Da questo vorrei partire per partecipare a questo confronto sul tema dell’unità della sinistra in vista delle prossime politiche. In questo contesto non c’è cosa più lontana dalla realtà di assumere come premessa il tema della generica unità della sinistra. È la tipica domanda “trappola”, posta genericamente chi mai può essere contrario?  Ma posta genericamente – senza dire per fare cosa e per chi, senza contenuti e finalità-  diventa una trappola senza via di uscita, neanche lontana parente della mediazione che è una forma alta della politica. Al massimo può portare ad un minimo comun denominatore tra sigle (che è solo è un Minimo) lontanissimo da quella parte dei milioni di voti del 4 dicembre di sinistra, democratici, popolari che hanno espresso fiducia nella Costituzione contro le diseguaglianze. Un Minimo che con brevi passaggi potrà fare rientrare dalla finestra quello che è uscito dalla porta, ovvero l’alleanza con il Pd, in nome del Meno Peggio.

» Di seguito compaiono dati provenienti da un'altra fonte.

struct clc_problem {
  int device = 0;
  cudaStream_t stream = nullptr;
  int num_sms = 0;
  int grid = 0;
  int64_t n_frames = 0, n_points = 0, n_points_padded = 0, n_edges = 0;
  int use_loss = 1;
  double cauchy_a = 0.05;
  double *x = nullptr, *y = nullptr, *z = nullptr;
  void *xy_block = nullptr, *z_block = nullptr;
  double* frame_pose = nullptr;
  double* frame_pose_true = nullptr;
  double* plane = nullptr;
  int64_t* offsets = nullptr;
  int* warp_first_frame = nullptr;
  double* edge_plane = nullptr;
  double* edge_pt = nullptr;
  unsigned long long* partials_ll = nullptr;
  unsigned int* launch_seq = nullptr;
  unsigned long long* pose_ll = nullptr;
  double* sums = nullptr;
  double* pose = nullptr;
  clc::LmState* lm = nullptr;
  double* flush_buf = nullptr;
  int64_t flush_n = 0;
  unsigned long long* timing = nullptr;
  bool use_pdl = true;
  int64_t l2_persist_bytes = 0;
  bool l2_window_set = false;
  bool small_kernel = true;
  int loop_in_kernel = 1;
  PinnedBlock* pinned = nullptr;
  double* h_sums = nullptr;
  int* h_done = nullptr;
  clc::LmState* h_lm = nullptr;
  clc_comm* comm_obj = nullptr;
  ncclComm_t comm = nullptr;
  int nranks = 1, rank = 0;
  int* p2p_error = nullptr;
  int allreduce_mode = 0;
  int64_t per_warp = 0;
  int grid_full = 0;
  cudaEvent_t ev0 = nullptr, ev1 = nullptr;
  int* d_nonplanar = nullptr;
  bool z_all_zero = false;
  bool host_planarity_known = false;
  bool planar = false;
  int planar_mode = 1;
  int64_t planar_min_points = 0;
};

namespace {

clc::ProblemView make_view(const clc_problem* p) {
  clc::ProblemView v;
  v.x = p->x; v.y = p->y; v.z = p->z;
  v.plane = p->plane;
  v.offsets = p->offsets;
  v.warp_first_frame = p->warp_first_frame;
  v.edge_plane = p->edge_plane;
  v.edge_pt = p->edge_pt;
  v.n_frames = p->n_frames;
  v.n_points = p->n_points;
  v.n_edges = p->n_edges;
  v.per_warp = p->per_warp;
  v.a2 = p->cauchy_a * p->cauchy_a;
  v.inv_a2 = 1.0 / v.a2;
  return v;
}

int set_device(const clc_problem* p) {
  CLC_CUDA(cudaSetDevice(p->device));
  return CLC_OK;
}

int launch_sweep(clc_problem* p, int mode, bool loss, bool edges, const double* d_pose, const int* d_done,
                 clc::LmState* d_lm, bool collective = true, bool pdl = false, int loop_sweeps = 1) {
  clc::SweepArgs a;
  a.pose7 = d_pose;
  a.done = d_done;
  a.partials_ll = p->partials_ll;
  a.sums = p->sums;
  a.launch_seq = p->launch_seq;
  a.pose_ll = p->pose_ll;
  a.lm = d_lm;
  a.use_loss = loss ? 1 : 0;
  a.use_edges = edges ? 1 : 0;
  a.loop_sweeps = loop_sweeps;
  a.timing = p->timing;
  a.nranks = 1;
  a.rank = 0;
  a.seq_counter = nullptr;
  a.error = p->p2p_error;
  if (p->nranks > 1 && p->allreduce_mode == 1 && collective) {
    clc_comm* c = p->comm_obj;
    a.nranks = c->nranks;
    a.rank = c->rank;
    a.seq_counter = reinterpret_cast<unsigned long long*>(static_cast<char*>(c->p2p_block) + c->mailbox_bytes());
    for (int r = 0; r < c->nranks; ++r) a.peer_mailbox[r] = static_cast<unsigned long long*>(c->peer_block[r]);
  }
  const clc::ProblemView v = make_view(p);
  cudaLaunchConfig_t cfg = {};
  cfg.gridDim = dim3((unsigned)p->grid);
  cfg.blockDim = dim3(clc::kThreads);
  cfg.dynamicSmemBytes = clc::dyn_smem_bytes(p->planar);
  cfg.stream = p->stream;
  cudaLaunchAttribute attr[1];
  attr[0].id = cudaLaunchAttributeProgrammaticStreamSerialization;
  attr[0].val.programmaticStreamSerializationAllowed = pdl ? 1 : 0;
  cfg.attrs = attr;
  cfg.numAttrs = 1;
  cudaError_t le;
  if (!p->planar && p->z == nullptr) return fail(CLC_ERR_INVALID, "internal: general sweep without a z stream");
  if (mode == clc::kModeClosedForm) {
    le = p->planar ? cudaLaunchKernelEx(&cfg, clc::clc_sweep_kernel<false, clc::kModeClosedForm, true>, v, a)
                   : cudaLaunchKernelEx(&cfg, clc::clc_sweep_kernel<false, clc::kModeClosedForm, false>, v, a);
  } else if (loop_sweeps > 1) {
    if (d_lm == nullptr) return fail(CLC_ERR_INVALID, "internal: looping sweep without an LM state");
    if (loss)
      le = p->planar ? cudaLaunchKernelEx(&cfg, clc::clc_sweep_kernel<true, clc::kModeLM, true, true>, v, a)
                     : cudaLaunchKernelEx(&cfg, clc::clc_sweep_kernel<true, clc::kModeLM, false, true>, v, a);
    else
      le = p->planar ? cudaLaunchKernelEx(&cfg, clc::clc_sweep_kernel<false, clc::kModeLM, true, true>, v, a)
                     : cudaLaunchKernelEx(&cfg, clc::clc_sweep_kernel<false, clc::kModeLM, false, true>, v, a);
  } else if (loss) {
    le = p->planar ? cudaLaunchKernelEx(&cfg, clc::clc_sweep_kernel<true, clc::kModeLM, true>, v, a)
                   : cudaLaunchKernelEx(&cfg, clc::clc_sweep_kernel<true, clc::kModeLM, false>, v, a);
  } else {
    le = p->planar ? cudaLaunchKernelEx(&cfg, clc::clc_sweep_kernel<false, clc::kModeLM, true>, v, a)
                   : cudaLaunchKernelEx(&cfg, clc::clc_sweep_kernel<false, clc::kModeLM, false>, v, a);
  }
  if (le != cudaSuccess) return fail(CLC_ERR_CUDA, std::string("sweep launch: ") + cudaGetErrorString(le));
  CLC_LAUNCH_CHECK();
  return CLC_OK;
}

Il Meno Peggio è oggi la soluzione sbagliata, in assoluto, sia in termini numerici (voti) sia per ricostruire una sinistra che oggi non c’è.

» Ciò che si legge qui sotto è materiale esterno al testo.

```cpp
constexpr int64_t CHAIN_MAX_ROW_TILES = 4096;
constexpr int64_t CHAIN_STAMP_TASKS = 32768;
template <typename T>
int launch_chain(tgp_ctx* ctx, hipStream_t st, T* A0, int64_t ld, T* dinv0, int64_t pivot_base, int64_t R,
                 int64_t nblk, int64_t cb, int64_t ce, bool head_done, hipEvent_t counters_ready = nullptr,
                 T* y0 = nullptr, bool fprev = false);
int launch_chain_poll(tgp_ctx* ctx, hipStream_t st, const void* A0, int64_t ld, int64_t R, int64_t c, bool first_external);
int launch_prefix_poll(tgp_ctx* ctx, hipStream_t st, const int32_t* counter, int64_t target, int64_t c_off, int64_t ld);
int set_poll_limit(tgp_ctx* ctx, int64_t ms);
int64_t poll_limit_ms();
int join_bounded(tgp_ctx* ctx, hipStream_t st, int64_t n);
int run_deferred_asm(tgp_ctx* ctx, hipStream_t behind);
template <typename T>
int panel_potf2(tgp_ctx* ctx, hipStream_t st, T* A, int64_t ld, T* dinv, int64_t pivot_off,
                int64_t j0, bool pend);
template <typename T>
int panel_chain(tgp_ctx* ctx, hipStream_t st, int64_t n, T* A, int64_t ld, T* dinv,
                int64_t pivot_off, int64_t k0, int64_t kb, bool head_done, T* y,
                int64_t after_blocks, const std::function<int(hipEvent_t)>& mid, int64_t blk_begin = 0,
                int64_t blk_end = -1);
template <typename T>
int launch_trsv_fwd_step(tgp_ctx* ctx, hipStream_t st, int64_t m_below, const T* Ljj, int64_t ld,
                         const T* dj, T* yj);
template <typename T>
int potrf(tgp_ctx* ctx, int64_t n, T* A, int64_t ld, T* dinv, int32_t* info_host, T* y = nullptr);
// ... 58 lines not shown
```

Before: 39.89 evals/s.

## Replace per-launch counter memsets with monotonic counters and double-buffered chain tickets

Drops the memset of the chain ticket block before every chain launch and the prefix-counter memsets. Prefix counters become monotonic, with host-tracked cumulative targets and wrap-safe comparisons. Chain tickets alternate between two blocks, and the running kernel zeroes the other block for the next launch. The info word and result scalars are merged into one device record copied into pinned host memory with a single memcpy. This removes many small memset nodes and one copy from the critical path, at the cost of more complex state tracking and clean/dirty bookkeeping.
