__global__ void __launch_bounds__(64) k_btran_prep(DevView v, int derive_dual, int plan_after) {
    Ctl* c = v.ctl;
    if (c->halt || c->it.status != ITER_PIVOT) return;
    btran_prep_wave(v, c, threadIdx.x, c->it.r, derive_dual, plan_after, 1);
}
__device__ __forceinline__ void btran_rk_body(const DevView& v, Ctl* c, int block, int n_gather, int after_fold) {
    const int k = c->k;
    const int n = c->it.blist_n;
    double sq = 0.0;
    if (v.lrJ) {
        const int nlow = (after_fold && c->fold) ? 0 : c->nlow;
        for (int g4 = block * BLK + (int)threadIdx.x; g4 < 4 * k; g4 += n_gather * BLK) {
            const int s = g4 >> 2, gl = g4 & 3;
            double acc = 0.0;
            for (int j0 = gl; j0 < n; j0 += 16) {
                double a[4], w[4];
                int si[4];
#pragma unroll
                for (int u = 0; u < 4; ++u) {
                    const int j = j0 + 4 * u;
                    a[u] = j < n ? v.blist_a[j] : 0.0;
                    si[u] = j < n ? v.blist_s[j] : 0;
                }
#pragma unroll
                for (int u = 0; u < 4; ++u) w[u] = j0 + 4 * u < n ? v.W[(size_t)si[u] * v.ld + s] : 0.0;
#pragma unroll
                for (int u = 0; u < 4; ++u)
                    if (j0 + 4 * u < n) acc += a[u] * w[u];
            }
            {
                double e[LR_MAX / 4], x[LR_MAX / 4];
#pragma unroll
                for (int u = 0; u < LR_MAX / 4; ++u) {
                    const int j = gl + 4 * u;
                    e[u] = j < nlow ? c->lr_e[j] : 0.0;
                    x[u] = j < nlow ? v.V[(size_t)j * v.ld + s] : 0.0;
                }
#pragma unroll
                for (int u = 0; u < LR_MAX / 4; ++u)
                    if (gl + 4 * u < nlow) acc += e[u] * x[u];
            }
            acc += __shfl_xor(acc, 1, 64);
            acc += __shfl_xor(acc, 2, 64);
            if (gl == 0) {
                v.rK[s] = acc;
                v.rv[v.row_of_kslot[s]].x = acc;
                sq += acc * acc;
            }
        }
    } else
    for (int s = block * BLK + (int)threadIdx.x; s < k; s += n_gather * BLK) {
        double acc = 0.0;
        for (int j = 0; j < n; ++j) acc += v.blist_a[j] * v.W[(size_t)v.blist_s[j] * v.ld + s];
        v.rK[s] = acc;
        v.rv[v.row_of_kslot[s]].x = acc;
        sq += acc * acc;
    }
    if (!grid_sum(sq, v, n_gather, block)) return;
    if (threadIdx.x == 0) {
        int r = c->it.r;
        if (v.kslot_of_pos[r] < 0) {
            double inv = 1.0 / v.sdiag_of_pos[r];
            sq += inv * inv;
        }
        c->it.rho_sq = sq;
    }
}
template <int G>
__global__ void __launch_bounds__(BLK) k_btran(DevView v, int n_gather, int after_fold = 0) {
    Ctl* c = v.ctl;
    if (c->halt || c->it.status != ITER_PIVOT) return;
    KMARK0(c, 7);
    const int k = c->k;
    if ((int)blockIdx.x < n_gather) {
        btran_rk_body(v, c, (int)blockIdx.x, n_gather, after_fold);
    } else {
        int slot = (((int)blockIdx.x - n_gather) * BLK + threadIdx.x) / G;
        int gl = threadIdx.x & (G - 1);
        if (slot >= k) return;
        int p = v.pos_of_kslot[slot];
        int var = v.basic_vars[p];
        int end = v.csc_ptr[var + 1];
        double acc = 0.0;
        for (int e = v.csc_ptr[var] + gl; e < end; e += G) acc += v.csc_val[e] * v.rv[v.csc_row[e]].y;
        acc = group_sum<G>(acc);
        if (gl == 0) v.tK[slot] = v.alpha_q[p] - acc;
    }
}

In questi mesi di dibattito il tema dell’unità è stato usato anche per bloccare e cercare di soffocare l’unica proposta FORTE in campo avanzata, che è quella che Falcone e Montanari hanno avviato al Teatro Brancaccio. Continuando quel percorso è possibile arrivare ad una proposta forte, chiara, di radicale cambiamento di rotta del paese, che rompa in maniera netta e dichiarata con un ventennio di politiche di centrosinistra improntate al neoliberismo (non è questo il messaggio del Brancaccio??), che riparta dai valori della Costituzione per scontrarsi contro l’apocalisse culturale rappresentata dal Governo Gentiloni- Minniti.

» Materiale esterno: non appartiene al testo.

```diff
+int dauc_conv1x1_bn_forward(const void* x, const void* w, int dtype, int64_t M, int Cin, int Cout, void* y,
+                            float* partials, size_t partials_bytes, int* nrb, int64_t* rows,
+                            dauc_stream_t stream) {
+    if (x == nullptr || w == nullptr || y == nullptr || partials == nullptr || nrb == nullptr || rows == nullptr)
+        return DAUC_EINVAL;
+    if (dtype != DAUC_DTYPE_BF16) return DAUC_EINVAL;
+    if ((reinterpret_cast<uintptr_t>(x) | reinterpret_cast<uintptr_t>(w) | reinterpret_cast<uintptr_t>(y) |
+         reinterpret_cast<uintptr_t>(partials)) & 15u)
+        return DAUC_EINVAL;
+    ConvBnPlan p;
+    if (make_plan(M, Cin, Cout, p) != DAUC_OK) return DAUC_EINVAL;
+    if (partials_bytes < size_t(p.nrb) * 3 * size_t(Cout) * sizeof(float)) return DAUC_EINVAL;
+    hipStream_t st = as_hip(stream);
+    if (Cin == 64 && Cout == 64) launch<64, 64, 128>(p, x, w, M, y, partials, st);
+    else if (Cin == 64 && Cout == 256) launch<64, 256, 64>(p, x, w, M, y, partials, st);
+    else if (Cin == 256 && Cout == 64) launch<256, 64, 64>(p, x, w, M, y, partials, st);
+    else if (Cin == 256 && Cout == 128) launch<256, 128, 64>(p, x, w, M, y, partials, st);
+    else if (Cin == 128 && Cout == 512) launch<128, 512, 32>(p, x, w, M, y, partials, st);
+    else launch<512, 128, 32>(p, x, w, M, y, partials, st);
+    *nrb = p.nrb;
+    *rows = p.rows;
+    return launch_status();
+}
+
+#ifdef DAUC_TUNING
+int dauc_conv1x1_bn_launch_plan(int64_t M, int Cin, int Cout, int64_t out[DAUC_CONV1X1_BN_PLAN_WORDS]) {
+    if (out == nullptr) return DAUC_EINVAL;
+    ConvBnPlan p;
+    const int rc = make_plan(M, Cin, Cout, p);
+    if (rc != DAUC_OK) return rc;
+    out[0] = p.tm;
+    out[1] = p.tpw;
+    out[2] = p.nrb;
+    out[3] = p.rows;
+    out[4] = (M % p.rows) != 0 ? 1 : 0;
+    return DAUC_OK;
+}
+#endif
+
+}
diff --git a/distributedauc_amd/csrc/dauc_internal.h b/distributedauc_amd/csrc/dauc_internal.h
--- a/distributedauc_amd/csrc/dauc_internal.h
+++ b/distributedauc_amd/csrc/dauc_internal.h
@@ -8,6 +8,8 @@
 namespace dauc {
 
 constexpr int kWave = 64;
+
+constexpr int kMaxRowBlocks = 2048;
 
 typedef float f32x4 __attribute__((ext_vector_type(4)));
 
diff --git a/distributedauc_amd/fused_bn.py b/distributedauc_amd/fused_bn.py
--- a/distributedauc_amd/fused_bn.py
+++ b/distributedauc_amd/fused_bn.py
@@ -6,7 +6,7 @@
 from . import _lib
 from .ops import _ptr, _stream, check, workspaces
 
-__all__ = ["supported", "bn_act", "BnActFunction"]
+__all__ = ["supported", "bn_act", "bn_forward", "BnActFunction"]
 
 _DTYPES = {torch.float32: 1, torch.bfloat16: 2}
 
@@ -25,27 +25,41 @@
     return 256 % tpr == 0 and cv % tpr == 0
 
 
+def bn_forward(x, weight, bias, residual, running_mean, running_var, momentum, eps, relu, stats=None):
+    N, C, H, W = x.shape
+    M = N * H * W
+    dev = x.device
+    L = _lib.load()
+    y = torch.empty_like(x, memory_format=torch.channels_last)
+    mask = torch.empty(M * C * x.element_size() // 16, dtype=torch.uint8, device=dev) if relu else None
+    mean = torch.empty(C, dtype=torch.float32, device=dev)
+    invstd = torch.empty(C, dtype=torch.float32, device=dev)
+    ws = workspaces.get(dev, "bn", L.dauc_bn_workspace_size(M, C))
+    if residual is not None:
+        if residual.shape != x.shape or residual.dtype != x.dtype:
+            raise ValueError("residual must match x in shape and dtype")
+        residual = residual.contiguous(memory_format=torch.channels_last)
+    head = (_ptr(x), _DTYPES[x.dtype], M, C, _ptr(residual), int(relu), _ptr(weight), _ptr(bias),
+            _ptr(running_mean), _ptr(running_var), float(momentum), float(eps), _ptr(y), _ptr(mask), _ptr(mean),
+            _ptr(invstd))
+    if stats is None:
+        check(L.dauc_bn_act_forward(*head, _ptr(ws), ws.numel(), _stream(dev)), "dauc_bn_act_forward")
+    else:
+        partials, nrb, rows = stats
+        if partials.dtype != torch.float32 or partials.numel() < nrb * 3 * C:
+            raise ValueError("partials must hold nrb x 3 x C fp32 words")
+        check(L.dauc_bn_act_forward_partials(*head, _ptr(partials), int(nrb), int(rows), _ptr(ws), ws.numel(),
+                                             _stream(dev)), "dauc_bn_act_forward_partials")
+    return y, mask, mean, invstd
+
+
 class BnActFunction(torch.autograd.Function):
 
     @staticmethod
-    def forward(ctx, x, weight, bias, residual, running_mean, running_var, momentum, eps, relu):
-        N, C, H, W = x.shape
-        M = N * H * W
-        dev = x.device
-        L = _lib.load()
-        y = torch.empty_like(x, memory_format=torch.channels_last)
-        mask = torch.empty(M * C * x.element_size() // 16, dtype=torch.uint8, device=dev) if relu else None
-        mean = torch.empty(C, dtype=torch.float32, device=dev)
-        invstd = torch.empty(C, dtype=torch.float32, device=dev)
-        ws = workspaces.get(dev, "bn", L.dauc_bn_workspace_size(M, C))
-        if residual is not None:
-            if residual.shape != x.shape or residual.dtype != x.dtype:
-                raise ValueError("residual must match x in shape and dtype")
-            residual = residual.contiguous(memory_format=torch.channels_last)
-        check(L.dauc_bn_act_forward(_ptr(x), _DTYPES[x.dtype], M, C, _ptr(residual), int(relu), _ptr(weight),
-                                    _ptr(bias), _ptr(running_mean), _ptr(running_var), float(momentum), float(eps),
-                                    _ptr(y), _ptr(mask), _ptr(mean), _ptr(invstd), _ptr(ws), ws.numel(), _stream(dev)),
-              "dauc_bn_act_forward")
+    def forward(ctx, x, weight, bias, residual, running_mean, running_var, momentum, eps, relu, partials=None,
+                nrb=0, rows=0):
+        y, mask, mean, invstd = bn_forward(x, weight, bias, residual, running_mean, running_var, momentum, eps, relu,
+                                           None if partials is None else (partials, nrb, rows))
         ctx.save_for_backward(x, mask, weight, mean, invstd)
         ctx.relu = bool(relu)
         ctx.has_residual = residual is not None
@@ -71,11 +85,11 @@
                                      _ptr(weight), _ptr(mean), _ptr(invstd), _ptr(dres), _ptr(dx), _ptr(dgamma),
                                      _ptr(dbeta), _ptr(ws), ws.numel(), _stream(dev)),
               "dauc_bn_act_backward")
-        return dx, dgamma, dbeta, dres, None, None, None, None, None
+        return dx, dgamma, dbeta, dres, None, None, None, None, None, None, None, None
 
 
 def bn_act(x: torch.Tensor, bn: nn.BatchNorm2d, relu: bool = True,
-           residual: torch.Tensor | None = None) -> torch.Tensor:
+           residual: torch.Tensor | None = None, stats=None) -> torch.Tensor:
     if x.device.type != "cuda":
         raise RuntimeError("fused BN runs on the GPU only (libdauc.so); no CPU path")
     if not supported(x):
@@ -87,4 +101,6 @@
         bn.num_batches_tracked.add_(1)
         if bn.momentum is None:
             momentum = 1.0 / float(bn.num_batches_tracked.item())
-    return BnActFunction.apply(x, bn.weight, bn.bias, residual, rm, rv, momentum, bn.eps, relu)
+    if stats is None:
+        return BnActFunction.apply(x, bn.weight, bn.bias, residual, rm, rv, momentum, bn.eps, relu)
+    return BnActFunction.apply(x, bn.weight, bn.bias, residual, rm, rv, momentum, bn.eps, relu, *stats)
diff --git a/include/dauc.h b/include/dauc.h
--- a/include/dauc.h
+++ b/include/dauc.h
@@ -135,6 +135,17 @@
                         float momentum, float eps, void* y, uint8_t* relu_mask, float* save_mean, float* save_invstd,
                         void* workspace, size_t workspace_bytes, dauc_stream_t stream);
 
+size_t dauc_conv1x1_bn_partials_size(int64_t M, int Cin, int Cout);
+int dauc_conv1x1_bn_forward(const void* x, const void* w, int dtype, int64_t M, int Cin, int Cout, void* y,
+                            float* partials, size_t partials_bytes, int* nrb, int64_t* rows,
+                            dauc_stream_t stream);
+
+int dauc_bn_act_forward_partials(const void* x, int dtype, int64_t M, int C, const void* residual, int relu,
+                                 const float* gamma, const float* beta, float* running_mean, float* running_var,
+                                 float momentum, float eps, void* y, uint8_t* relu_mask, float* save_mean,
+                                 float* save_invstd, const float* partials, int nrb, int64_t rows, void* workspace,
+                                 size_t workspace_bytes, dauc_stream_t stream);
+
 int dauc_bn_act_backward(const void* dy, const void* y, const uint8_t* relu_mask, const void* x, int dtype, int64_t M,
                          int C, int relu, const float* gamma, const float* save_mean, const float* save_invstd,
                          void* dres, void* dx, float* dgamma, float* dbeta, void* workspace, size_t workspace_bytes,
diff --git a/include/dauc_tuning.h b/include/dauc_tuning.h
--- a/include/dauc_tuning.h
+++ b/include/dauc_tuning.h
@@ -35,6 +35,9 @@
 int dauc_conv3x3_wgrad_launch_plan(int64_t N, int H, int W, int Ci, int Ho, int Wo, int Co, int stride,
                                    int64_t out[DAUC_WGRAD_PLAN_WORDS]);
 
+#define DAUC_CONV1X1_BN_PLAN_WORDS 5
+int dauc_conv1x1_bn_launch_plan(int64_t M, int Cin, int Cout, int64_t out[DAUC_CONV1X1_BN_PLAN_WORDS]);
+
 #ifdef __cplusplus
 }
 #endif
```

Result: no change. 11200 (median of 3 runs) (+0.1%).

Una lista di sinistra coraggiosa e indignata, pronta ad una vera e propria battaglia di civiltà per difendere e rigenerare la democrazia e per un’altra Europa, che anche in questa vicenda dei migranti sta dando da anni pessima prova. Un’Europa, ricordo, che andrà al voto nel 2019 . Un’Europa, ricordo, che andrà al voto nel 2019.
Una lista etica e di civiltà, perché la linea di frattura su cui schierarsi è quella che contrappone l’Umano e l’Inumano, è quella che richiede la rottura con la mercificazione della vita e la militarizzazione del mondo. Perché è fondamentale dare voce a chi vuol “restare umano”.
Questo profilo etico può mettere in sicurezza il percorso avviato al Brancaccio, lo sottrae alle mille diplomazie comprensibili a pochissimi E può parlare veramente a tantissime e tantissimi.
Una lista forte, che sfida senza tentennamenti le varie destre, può produrre anche unità. Ma certamente sarà la lista, la sola, della sinistra alle prossime politiche.